Ihr habt ja angefangen. Und das teilweise mit so arg schlechten Argumenten, so dass ich mich frage ob ihr überhaupt ein bisschen Ahnung vom Fahrradfahren habt.


----------



## tonygt (23. Dezember 2012)

Nein falsch du hast angefangen mit oh überquipt Baumarkt Kiddie mit Fullface völlig unangebracht. Und ich weiss ja nicht was du für nen FF trägst aber ich habe bei meinem keine Sicheinschränkungen.
Abgesehen davon redest du hier von guten Argumenten redest selbst aber an der Thematik vorbei, ich suche bis jetzt noch deine Argumente die meine Argumente wiederlegen.
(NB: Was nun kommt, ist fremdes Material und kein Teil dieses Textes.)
diff --git a/sos-radiative-transfer_amd/csrc/kernels.hip b/sos-radiative-transfer_amd/csrc/kernels.hip
--- a/sos-radiative-transfer_amd/csrc/kernels.hip
+++ b/sos-radiative-transfer_amd/csrc/kernels.hip
@@ -1033,12 +1033,13 @@
 void launch_transport(hipStream_t s, const Grid& g, int B, const double* tau, const double* Jn, double* In, double* I,
                       double* saved, size_t saved_col_stride, const ColDesc* desc, Conv cv, int order,
                       int accumulate, const double* Etab, int mode, const int* erep, int live, const int* live_list,
-                      int ring_slots, int scan_split, double* scan_scratch, int* scan_sync, int nzcap) {
+                      int ring_slots, int scan_split, double* scan_scratch, int* scan_sync, int nzcap, const RingMoments* moments) {
     const int nt = round64(g.N);
     const size_t shm = (size_t)(g.L + 2 * TC * (nt + 2) + 2 * nt + nt / 64 + 2) * sizeof(double);
     TransportArgs a{g, tau, Jn, In, I, accumulate ? saved : nullptr, saved_col_stride, desc, cv, order, accumulate, Etab, Etab ? erep : nullptr, g_transport_stamps};
     a.slots = ring_slots;
     a.nzcap = nzcap > kRingZones ? nzcap : kRingZones;
+    if (mode == 3 && moments) { a.mom = moments->mom; a.lrV = moments->lrV; a.ca = moments->ca; a.lr_rank = moments->lr_rank; }
     if (mode == 4 && scan_split && scan_scratch && scan_sync) { a.scan_split = 1; a.scan_scratch = scan_scratch; a.scan_sync = scan_sync; }
     if ((mode == 3 || mode == 4) && accumulate && live > 0 && live < B && live_list) {
         a.live = live;
diff --git a/sos-radiative-transfer_amd/csrc/kernels.hpp b/sos-radiative-transfer_amd/csrc/kernels.hpp
--- a/sos-radiative-transfer_amd/csrc/kernels.hpp
+++ b/sos-radiative-transfer_amd/csrc/kernels.hpp
@@ -111,6 +111,16 @@
     int scan_split = 0;
     double* scan_scratch = nullptr;
     int* scan_sync = nullptr;
+    const double* mom = nullptr;
+    const double* lrV = nullptr;
+    const double* ca = nullptr;
+    int lr_rank = 0;
+};
+struct RingMoments {
+    const double* mom;
+    const double* lrV;
+    const double* ca;
+    int lr_rank;
 };
 void launch_transport_fast(hipStream_t s, dim3 grid, dim3 block, const TransportArgs& a);
 bool transport_ring_ok(const Grid& g);
@@ -179,6 +189,7 @@
     int lr_rank = -1;
     const double* lrU = nullptr;
     const double* lrV = nullptr;
+    double* mom = nullptr;
 };
 struct AtmSets {
     const int* col_atm = nullptr;
@@ -243,7 +254,7 @@
                       double* saved, size_t saved_col_stride, const ColDesc* desc, Conv cv, int order, int accumulate,
                       const double* Etab, int mode, const int* erep = nullptr, int live = 0, const int* live_list = nullptr,
                       int ring_slots = 0, int scan_split = 0, double* scan_scratch = nullptr, int* scan_sync = nullptr,
-                      int nzcap = kRingZones);
+                      int nzcap = kRingZones, const RingMoments* moments = nullptr );
 bool transport_fast_ok(const Plan& plan);
 void launch_attenuation(hipStream_t s, const Grid& g, int B, const double* tau, double* Etab, const int* erep);
 void launch_tau_groups(hipStream_t s, const Grid& g, int B, const double* tau, unsigned long long* hash, int* erep,
diff --git a/sos-radiative-transfer_amd/csrc/lowrank_expand.hpp b/sos-radiative-transfer_amd/csrc/lowrank_expand.hpp
--- /dev/null
+++ b/sos-radiative-transfer_amd/csrc/lowrank_expand.hpp
@@ -0,0 +1,32 @@
+#pragma once
+#include "kernels.hpp"
+
+namespace sosrt {
+namespace {
+
+template <int NR>
+__device__ __forceinline__ void lowrank_expand(const double (&M)[NR][kLowRankMax], const double (&V)[kLowRankMax], int R,
+                                               const double (&cf)[NR], double (&out)[NR]) {
+#pragma clang fp contract(off)
+#pragma unroll
+    for (int i = 0; i < NR; ++i) out[i] = 0.0;
+#pragma unroll
+    for (int q = 0; q < kLowRankMax; ++q)
+        if (q < R) {
+#pragma unroll
+            for (int i = 0; i < NR; ++i) out[i] = __builtin_fma(M[i][q], V[q], out[i]);
+        }
+#pragma unroll
+    for (int i = 0; i < NR; ++i) out[i] = cf[i] * out[i];
+}
+
+struct PlainRowSrc {
+    const double* mom = nullptr;
+    const double* ca = nullptr;
+    const double* V = nullptr;
+    int R = 0;
+    unsigned mixmask = 0;
+};
+
+}
+}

Und von der Coolness habe ich auf die Kinder bezogen aber danke das wir nicht bei einer Sachlichen Disskusion bleiben können sondern du einen gleich Persönlich angreifen musst. Genauso warum gehst du davon aus das Theoretisches Wissen etwas mit Fahrkönnen zu tun hat? Und auch wenn ich hier nicht für alle Spreche fahre ich auch deutlich mehr als nur Wald und Forst Wege und weiss im Vergleich zu" Mister Arrogant ich bin doch eh viel toller als ihr" durchaus was es heißt Protektoren zu tragen und auch mit ihnen zu stürzen.


----------



## Konov (23. Dezember 2012)

abc schrieb:
			
		

> http://forum.buffed.de/public/style_emoticons//smile.gif[/IMG]' date='23 December 2012 - 17:08' timestamp='1356278924' post='3338259']
> Habe ich kein Problem mit.
> 
> Ihr habt ja angefangen. Und das teilweise mit so arg schlechten Argumenten, so dass ich mich frage ob ihr überhaupt ein bisschen Ahnung vom Fahrradfahren habt.
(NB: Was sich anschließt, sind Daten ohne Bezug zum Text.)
# lucidrains/phenaki-pytorch

Hardware: AMD Instinct MI355X
Metric: cvivit_encode_frames_per_sec (higher is better)
Workload: dtype bf16; 1 GPU; BASELINE configs[1]: C-ViViT (dim 512, patch 32, tpatch 2, depth 4+4, LFQ 65536) encode video -> token ids, (8,3,17,256,256) f32 per GPU resident in HBM; global_batch=8, parallelism=batch-shard x1, no data-path collective, hip_graph=True

## Files before the change

phenaki_pytorch_amd/csrc/gemm.hip:

```cpp
#include "gemm_dma.hpp"
#include "gemm_p8.hpp"

namespace pk {

enum { ACT_NONE = 0, ACT_GEGLU = 1, ACT_LEAKY = 2 };

struct GemmEpilogue {
    const float* bias;
    const float* res;
    void* C;
    int ldr, ldc;
    int out_f32;
    int act;
    int vec_ok;
    void* C2;
    int ldc2;
    const float* ln_s; const float* ln_t; float ln_eps;
    const int* row_off; const int* col_off;
    float* stats_out; const float* ln_stats; int stats_np;
    int dup_rows;
};

constexpr int STATS_CHUNK = 32;

// ... 151 lines not shown
    gemm_epilogue<T, TM, TN>(acc, p.M, p.N, e, m0, n0);
}

template <typename Tile>
constexpr int lds_waves_per_simd() {
    const int wgs = 163840 / Tile::SMEM, w = wgs * (Tile::THREADS / 64) / 4;
    return w < 1 ? 1 : (w > 8 ? 8 : w);
}

template <typename T, int TM, int TN, int WM, int WN, int STAGES, int ROWB, int PW, int LNF = 0>
__global__ __launch_bounds__(64 * (WM * WN + PW))
__attribute__((amdgpu_waves_per_eu(lds_waves_per_simd<GemmDma<T, TM, TN, WM, WN, STAGES, ROWB, PW>>(), 8)))
void gemm_dma_kernel(const GemmOperands p, const GemmEpilogue e, int a_nrows) {
    using Tile = GemmDma<T, TM, TN, WM, WN, STAGES, ROWB, PW>;
    extern __shared__ __attribute__((aligned(16))) char smem[];
    const int MT = (p.M + Tile::BM - 1) / Tile::BM, cmax = (MT + 7) / 8, NTn = (p.N + Tile::BN - 1) / Tile::BN;
    const int xcd = blockIdx.x & 7, idx = blockIdx.x >> 3;
    const int mstart = xcd * MT / 8, mcount = (xcd + 1) * MT / 8 - mstart;
    int m0, n0;
    if (p.plain_map) {
        if ((int)blockIdx.x >= MT * NTn) return;
        m0 = (blockIdx.x % MT) * Tile::BM;
        n0 = (blockIdx.x / MT) * Tile::BN;
    } else {
        int ml, ntile;
        if (!xcd_panel_tile(idx, cmax, mcount, NTn, p.panel, ml, ntile)) return;
        m0 = (mstart + ml) * Tile::BM;
        n0 = ntile * Tile::BN;
    }
    PK_TL_KERNEL(0);
    f32x4 acc[TM][TN];
#pragma unroll
    for (int i = 0; i < TM; ++i)
#pragma unroll
        for (int j = 0; j < TN; ++j) acc[i][j] = f32x4{0, 0, 0, 0};
    if constexpr (LNF == 1) {
        float rsum[TM], rsq[TM];
        if (!Tile::template run_stats<2>(p, a_nrows, m0, n0, smem, acc, rsum, rsq)) return;
        gemm_epilogue<T, TM, TN, WN, true>(acc, p.M, p.N, e, m0, n0, rsum, rsq, p.K);
    } else if constexpr (LNF == 2) {
        constexpr int TPR = Tile::THREADS / Tile::BM;
        static_assert(Tile::THREADS == TPR * Tile::BM && (TPR == 2 || TPR == 4), "2 or 4 threads per tile row");
        constexpr int NPRE = 16 / TPR;
        const int srow = threadIdx.x / TPR, sq4 = threadIdx.x % TPR;
        const int per = (e.stats_np + TPR - 1) / TPR, c0 = sq4 * per, c1 = min(c0 + per, e.stats_np);
        const float2* st = reinterpret_cast<const float2*>(e.ln_stats) + (size_t)min(m0 + srow, p.M - 1) * e.stats_np;
        float su = 0.f, sq = 0.f;
        for (int c = c0 + NPRE; c < c1; ++c) { const float2 pr = st[c]; su += pr.x; sq += pr.y; }
        float2 pre[NPRE];
#pragma unroll
        for (int u = 0; u < NPRE; ++u) pre[u] = c0 + u < c1 ? st[c0 + u] : float2{0.f, 0.f};
        if (!Tile::run(p, a_nrows, m0, n0, smem, acc)) return;
#pragma unroll
        for (int u = 0; u < NPRE; ++u) { su += pre[u].x; sq += pre[u].y; }
        su += __shfl_xor(su, 1); sq += __shfl_xor(sq, 1);
        if (TPR == 4) { su += __shfl_xor(su, 2); sq += __shfl_xor(sq, 2); }
        __syncthreads();
        float2* ls = reinterpret_cast<float2*>(smem);
        if (sq4 == 0) ls[srow] = float2{su, sq};
        __syncthreads();
        float rsum[TM], rsq[TM];
        const int lane = threadIdx.x & 63, wm = (threadIdx.x >> 6) / WN;
#pragma unroll
        for (int i = 0; i < TM; ++i) { const float2 pr = ls[wm * 16 * TM + i * 16 + (lane & 15)]; rsum[i] = pr.x; rsq[i] = pr.y; }
        gemm_epilogue<T, TM, TN, WN, true>(acc, p.M, p.N, e, m0, n0, rsum, rsq, p.K);
    } else {
        if (!Tile::run(p, a_nrows, m0, n0, smem, acc)) return;
        PK_TL_KERNEL(1);
        gemm_epilogue<T, TM, TN, WN>(acc, p.M, p.N, e, m0, n0);
        asm volatile("s_waitcnt vmcnt(0)" ::: "memory");
        PK_TL_KERNEL(2);
    }
}

template <typename T, int TM, int TN, int WM, int WN, int STAGES>
__global__ __launch_bounds__(64 * WM * WN)
__attribute__((amdgpu_waves_per_eu(lds_waves_per_simd<GemmDma<T, TM, TN, WM, WN, STAGES, 128, 0>>(), 8)))
void gemm_dma_splitk_kernel(GemmOperands p, GemmEpilogue e, int a_nrows, long batch_a, long batch_w, long batch_c) {
    using Tile = GemmDma<T, TM, TN, WM, WN, STAGES, 128, 0>;
    extern __shared__ __attribute__((aligned(16))) char smem[];
    const int z = blockIdx.y;
    p.A = reinterpret_cast<const char*>(p.A) + (size_t)z * batch_a;
    p.W = reinterpret_cast<const char*>(p.W) + (size_t)z * batch_w;
    e.C = reinterpret_cast<char*>(e.C) + (size_t)z * batch_c;
    if (z != 0) e.bias = nullptr;
    const int MT = (p.M + Tile::BM - 1) / Tile::BM, NTn = (p.N + Tile::BN - 1) / Tile::BN;
// ... 26 lines not shown
    PK_CHECK_LAUNCH();
    return PK_OK;
}

template <typename T, int TM, int TN, int STAGES, int WM = 2, int WN = 2, int ROWB = 128, int PW = 0, int LNF = 0>
static int launch_dma(const GemmOperands& p, const GemmEpilogue& e, int a_nrows, hipStream_t s) {
    using Tile = GemmDma<T, TM, TN, WM, WN, STAGES, ROWB, PW>;
    if (Tile::SMEM > 65536) {
        static LdsOptIn lds;
        if (lds.raise(reinterpret_cast<const void*>(&gemm_dma_kernel<T, TM, TN, WM, WN, STAGES, ROWB, PW, LNF>), Tile::SMEM) != PK_OK) return PK_ELAUNCH;
    }
    const int MT = (p.M + Tile::BM - 1) / Tile::BM, NT = (p.N + Tile::BN - 1) / Tile::BN;
    dim3 grid(8 * ((MT + 7) / 8) * NT);
    GemmOperands pp = p;
    static const int panel_env = [] { const char* e_ = getenv("PK_GEMM_PANEL"); return e_ ? atoi(e_) : -1; }();
    pp.panel = panel_env >= 0 ? panel_env : xcd_panel_rows(Tile::BM, p.K, (int)sizeof(T));
    hipLaunchKernelGGL((gemm_dma_kernel<T, TM, TN, WM, WN, STAGES, ROWB, PW, LNF>), grid, dim3(Tile::THREADS), Tile::SMEM, s, pp, e, a_nrows);
    PK_CHECK_LAUNCH();
    return PK_OK;
}

__global__ __launch_bounds__(512) __attribute__((amdgpu_waves_per_eu(2, 2)))
void gemm_p8_kernel(const GemmOperands p, const GemmEpilogue e, int a_nrows) {
    using Tile = GemmP8;
    extern __shared__ __attribute__((aligned(16))) char smem[];
    const int MT = (p.M + Tile::BM - 1) / Tile::BM, cmax = (MT + 7) / 8, NTn = (p.N + Tile::BN - 1) / Tile::BN;
    const int xcd = blockIdx.x & 7, idx = blockIdx.x >> 3;
    const int mstart = xcd * MT / 8, mcount = (xcd + 1) * MT / 8 - mstart;
    int m0, n0;
    if (p.plain_map) {
        if ((int)blockIdx.x >= MT * NTn) return;
        m0 = (blockIdx.x % MT) * Tile::BM;
        n0 = (blockIdx.x / MT) * Tile::BN;
    } else {
        int ml, ntile;
        if (!xcd_panel_tile(idx, cmax, mcount, NTn, p.panel, ml, ntile)) return;
        m0 = (mstart + ml) * Tile::BM;
        n0 = ntile * Tile::BN;
    }
    Tile::Acc acc;
#pragma unroll
    for (int a = 0; a < 2; ++a)
#pragma unroll
        for (int b = 0; b < 2; ++b)
#pragma unroll
            for (int i = 0; i < 4; ++i)
#pragma unroll
                for (int j = 0; j < 2; ++j) acc[a][b][i][j] = f32x4{0, 0, 0, 0};
    Tile::run(p, a_nrows, m0, n0, smem, acc);
    gemm_epilogue<bf16, 4, 2, 4>(acc[0][0], p.M, p.N, e, m0, n0);
    gemm_epilogue<bf16, 4, 2, 4>(acc[0][1], p.M, p.N, e, m0, n0 + 128);
    gemm_epilogue<bf16, 4, 2, 4>(acc[1][0], p.M, p.N, e, m0 + 128, n0);
    gemm_epilogue<bf16, 4, 2, 4>(acc[1][1], p.M, p.N, e, m0 + 128, n0 + 128);
}

static int launch_p8(const GemmOperands& p, const GemmEpilogue& e, int a_nrows, hipStream_t s) {
    using Tile = GemmP8;
    static LdsOptIn lds;
    if (lds.raise(reinterpret_cast<const void*>(&gemm_p8_kernel), Tile::SMEM) != PK_OK) return PK_ELAUNCH;
    const int MT = (p.M + Tile::BM - 1) / Tile::BM, NT = (p.N + Tile::BN - 1) / Tile::BN;
    dim3 grid(8 * ((MT + 7) / 8) * NT);
    GemmOperands pp = p;
    static const int panel_env = [] { const char* e_ = getenv("PK_GEMM_PANEL"); return e_ ? atoi(e_) : -1; }();
    pp.panel = panel_env >= 0 ? panel_env : xcd_panel_rows(Tile::BM, p.K, (int)sizeof(bf16));
    hipLaunchKernelGGL(gemm_p8_kernel, grid, dim3(Tile::THREADS), Tile::SMEM, s, pp, e, a_nrows);
    PK_CHECK_LAUNCH();
    return PK_OK;
}

__global__ __launch_bounds__(512) __attribute__((amdgpu_waves_per_eu(2, 2)))
void gemm_p8_splitk_kernel(GemmOperands p, GemmEpilogue e, int a_nrows, long batch_a, long batch_w, long batch_c) {
    using Tile = GemmP8;
    extern __shared__ __attribute__((aligned(16))) char smem[];
    const int z = blockIdx.y;
    p.A = reinterpret_cast<const char*>(p.A) + (size_t)z * batch_a;
    p.W = reinterpret_cast<const char*>(p.W) + (size_t)z * batch_w;
    e.C = reinterpret_cast<char*>(e.C) + (size_t)z * batch_c;
    if (z != 0) e.bias = nullptr;
    const int MT = (p.M + Tile::BM - 1) / Tile::BM, NTn = (p.N + Tile::BN - 1) / Tile::BN;
// ... 80 lines not shown
    e.vec_ok = v ? 1 : 0;
    if (C2 && (!v || !out_is_f32 || act == ACT_GEGLU || dtype != 1 || (ldc2 & 3) || (reinterpret_cast<uintptr_t>(C2) & 7))) return PK_EINVAL;
    if ((ln_s == nullptr) != (ln_t == nullptr)) return PK_EINVAL;
    if ((row_off == nullptr) != (col_off == nullptr)) return PK_EINVAL;
    if (row_off && (!v || !out_is_f32 || act == ACT_GEGLU || res || C2)) return PK_EINVAL;
    if (ln_stats && (!ln_s || stats_out || (reinterpret_cast<uintptr_t>(ln_stats) & 7))) return PK_EINVAL;
    if (stats_out && (!v || act == ACT_GEGLU || row_off || (reinterpret_cast<uintptr_t>(stats_out) & 7))) return PK_EINVAL;
    if (dup_rows < 0 || (dup_rows && (!v || act == ACT_GEGLU || row_off || stats_out || dup_rows < M))) return PK_EINVAL;
    hipStream_t s = reinterpret_cast<hipStream_t>(stream);

    const bool dma_ok = dma_possible(dtype, a_is_f32, N, K, lda, ldw, a_nrows);
    if (variant >= 100) { p.plain_map = 1; variant -= 100; }
    if (variant == 0) variant = auto_variant(dtype, a_is_f32, M, N, K, lda, ldw, a_nrows);
    if (variant >= 3 && !dma_ok) return PK_EINVAL;
    if (ln_s) {
        if (!dma_ok || !v || !al16(ln_s) || !al16(ln_t) || a_rows) return PK_EINVAL;
        const bool big = variant == 24 || variant == 2 || variant == 9 || variant == 50;
        if (ln_stats) {
            if (dtype == 1) return big ? launch_dma<bf16, 4, 2, 2, 2, 4, 128, 0, 2>(p, e, a_nrows, s) : launch_dma<bf16, 2, 2, 2, 2, 2, 128, 0, 2>(p, e, a_nrows, s);
            if (dtype == 2) return big ? launch_dma<bf16x3, 4, 4, 2, 2, 2, 128, 0, 2>(p, e, a_nrows, s) : launch_dma<bf16x3, 2, 2, 2, 2, 2, 128, 0, 2>(p, e, a_nrows, s);
            return big ? launch_dma<float, 4, 2, 2, 2, 4, 128, 0, 2>(p, e, a_nrows, s) : launch_dma<float, 2, 2, 2, 2, 2, 128, 0, 2>(p, e, a_nrows, s);
        }
        if (dtype == 1) return big ? launch_dma<bf16, 4, 2, 2, 2, 4, 128, 0, 1>(p, e, a_nrows, s) : launch_dma<bf16, 2, 2, 2, 2, 2, 128, 0, 1>(p, e, a_nrows, s);
        if (dtype == 2) return big ? launch_dma<bf16x3, 4, 4, 2, 2, 2, 128, 0, 1>(p, e, a_nrows, s) : launch_dma<bf16x3, 2, 2, 2, 2, 2, 128, 0, 1>(p, e, a_nrows, s);
        return big ? launch_dma<float, 4, 2, 2, 2, 4, 128, 0, 1>(p, e, a_nrows, s) : launch_dma<float, 2, 2, 2, 2, 2, 128, 0, 1>(p, e, a_nrows, s);
    }
    if (stats_out && !(dma_ok && (variant == 8 || variant == 24 || variant == 27 || variant == 33 || variant == 50 || (variant == 3 && dtype != 1)))) return PK_EINVAL;
    if (dtype == 1) {
        switch (variant) {
            case 1: return a_is_f32 ? launch_v1<bf16, float, 2, 2>(p, e, s) : launch_v1<bf16, bf16, 2, 2>(p, e, s);
            case 2: return a_is_f32 ? launch_v1<bf16, float, 4, 4>(p, e, s) : launch_v1<bf16, bf16, 4, 4>(p, e, s);
// ... 78 lines not shown
```

phenaki_pytorch_amd/csrc/gemm_core.hpp:

```cpp
#pragma once
#include <cstdlib>
#include "common.hpp"

namespace pk {

static inline int krot_default() {
    static const int v = getenv("PK_GEMM_KROT") ? atoi(getenv("PK_GEMM_KROT")) : 1;
    return v;
}

struct GemmOperands {
    const void* A;
    const void* W;
    const int* a_rows;
    int lda, ldw;
    int M, N, K;
    int plain_map;
    int krot;
    int w_gap_from, w_gap_rows;
    int panel;
};

__device__ __forceinline__ bool xcd_panel_tile(int idx, int cmax, int mcount, int NT, int panel, int& ml, int& ntile) {
    if (panel <= 0 || panel >= cmax) { ml = idx % cmax; ntile = idx / cmax; }
    else {
        const int full = cmax / panel;
        int pi = idx / (panel * NT);
        if (pi > full) pi = full;
        const int base = pi * panel;
        const int pl = pi < full ? panel : cmax - base;
        const int r = idx - pi * panel * NT;
        ml = base + r % pl;
        ntile = r / pl;
    }
    return ml < mcount;
}
static inline int xcd_panel_rows(int BM, int K, int esz) {
    const long tile_bytes = (long)BM * K * esz;
    long pnl = (1 << 20) / (tile_bytes > 0 ? tile_bytes : 1);
    return (int)(pnl < 4 ? 4 : pnl);
}

template <typename T, typename TA> struct RawSlot;
template <typename T> struct RawSlot<T, T> { u32x4 v; };
template <> struct RawSlot<bf16, float> { f32x4 a, b; };

template <typename T>
__device__ __forceinline__ void raw_load(RawSlot<T, T>& r, const T* p, bool ok) {
    r.v = ok ? *reinterpret_cast<const u32x4*>(p) : u32x4{0, 0, 0, 0};
// ... 124 lines not shown
```

phenaki_pytorch_amd/csrc/gemm_dma.hpp:

```cpp
#pragma once
#include "gemm_core.hpp"

namespace pk {

__device__ __forceinline__ void dot2acc_bf16(float& d, uint32_t a, uint32_t b) {
    asm("v_dot2c_f32_bf16 %0, %1, %2" : "+v"(d) : "v"(a), "v"(b));
}
__device__ __forceinline__ void frag_stats(const Frag<bf16>& f, float& s, float& q, bool want_sq) {
    const uint32_t w0 = f.v[0], w1 = f.v[1], w2 = f.v[2], w3 = f.v[3];
    const uint32_t ones = 0x3f803f80u;
    dot2acc_bf16(s, w0, ones); dot2acc_bf16(s, w1, ones); dot2acc_bf16(s, w2, ones); dot2acc_bf16(s, w3, ones);
    if (want_sq) { dot2acc_bf16(q, w0, w0); dot2acc_bf16(q, w1, w1); dot2acc_bf16(q, w2, w2); dot2acc_bf16(q, w3, w3); }
}
__device__ __forceinline__ void frag_stats(const Frag<float>& f, float& s, float& q, bool want_sq) {
#pragma unroll
    for (int e = 0; e < 4; ++e) {
        s += f.lo[e] + f.hi[e];
        if (want_sq) q = fmaf(f.lo[e], f.lo[e], fmaf(f.hi[e], f.hi[e], q));
    }
}
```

Du hast echt nix verstanden...


----------



## abc :) (23. Dezember 2012)

Ach so und du greifst also nicht persönlich an?
Wenn du angeblich weißt zu Fallen, dann wüsstest du auch dass selbst der beste Shinguard und selbst der beste Brustschutz niemals bei einem Beinbruch und bei einem Rippenbruch helfen wird. Ist mir selbst schon passiert.
Okay nun gut bei deinem Fallen, wahrscheinlich mal von der Pedale abrutschen und gegens Shinguard knallen, da geb ich zu da wird es wohl etwas helfen. 
Und wenn du meine Argumente die deine Argumente nicht widerlegen findest, dann kannst du einfach nicht lesen.


----------



## H2OTest (23. Dezember 2012)

Mein Penis ist größer - Ich gewinne, dass ist das Internet ...


----------



## abc :) (23. Dezember 2012)

Nur um das kurz zu klären sollte nichts gegen dich persönlich sein H2O, und bei GoPro ist es auf jedenfall besser einen Fullface zu tragen, da er um einiges stabiler sitzt und somit auch saubere Aufnahmen liefern.
Mich nerven nur wie bereits gesagt diejenigen, die auf ihren Baumarktfährrädern, was du natürlich nicht hast wie ich ja im Video sehe, Fullface Helme tragen und meinen sie sind die Tollsten. Genauso nerven mich diejenigen die sich ein 1000€ Dirtbike kaufen lassen zusammen mit bester Schutzausrüstung aber trotzdem nur in den Dirtpark kommen um damit anzugeben und nach einem Monat wieder aufhören, da sie merken dass sie damit niemanden beeindrucken können.
Und btw ich habe auch mit einem Real-Fahrrad angefangen mit schönen Seitenhörnern. <3


----------



## Konov (23. Dezember 2012)

abc schrieb:
			
		

> http://forum.buffed.de/public/style_emoticons//smile.gif[/IMG]' date='23 Dezember 2012 - 19:36' timestamp='1356287788' post='3338278']
> Nur um das kurz zu klären sollte nichts gegen dich persönlich sein H2O, und bei GoPro ist es auf jedenfall besser einen Fullface zu tragen, da er um einiges stabiler sitzt und somit auch saubere Aufnahmen liefern.
> Mich nerven nur wie bereits gesagt diejenigen, die auf ihren Baumarktfährrädern, was du natürlich nicht hast wie ich ja im Video sehe, Fullface Helme tragen und meinen sie sind die Tollsten. Genauso nerven mich diejenigen die sich ein 1000€ Dirtbike kaufen lassen zusammen mit bester Schutzausrüstung aber trotzdem nur in den Dirtpark kommen um damit anzugeben und nach einem Monat wieder aufhören, da sie merken dass sie damit niemanden beeindrucken können.
> Und btw ich habe auch mit einem Real-Fahrrad angefangen mit schönen Seitenhörnern. <3



Aha... also gehts doch darum, dass du nur deinen Standpunkt klarmachen willst und auf Teufel komm raus nicht mit den ganzen Newbies mit ihren Baumarktfahrrädern verwechselt werden möchtest.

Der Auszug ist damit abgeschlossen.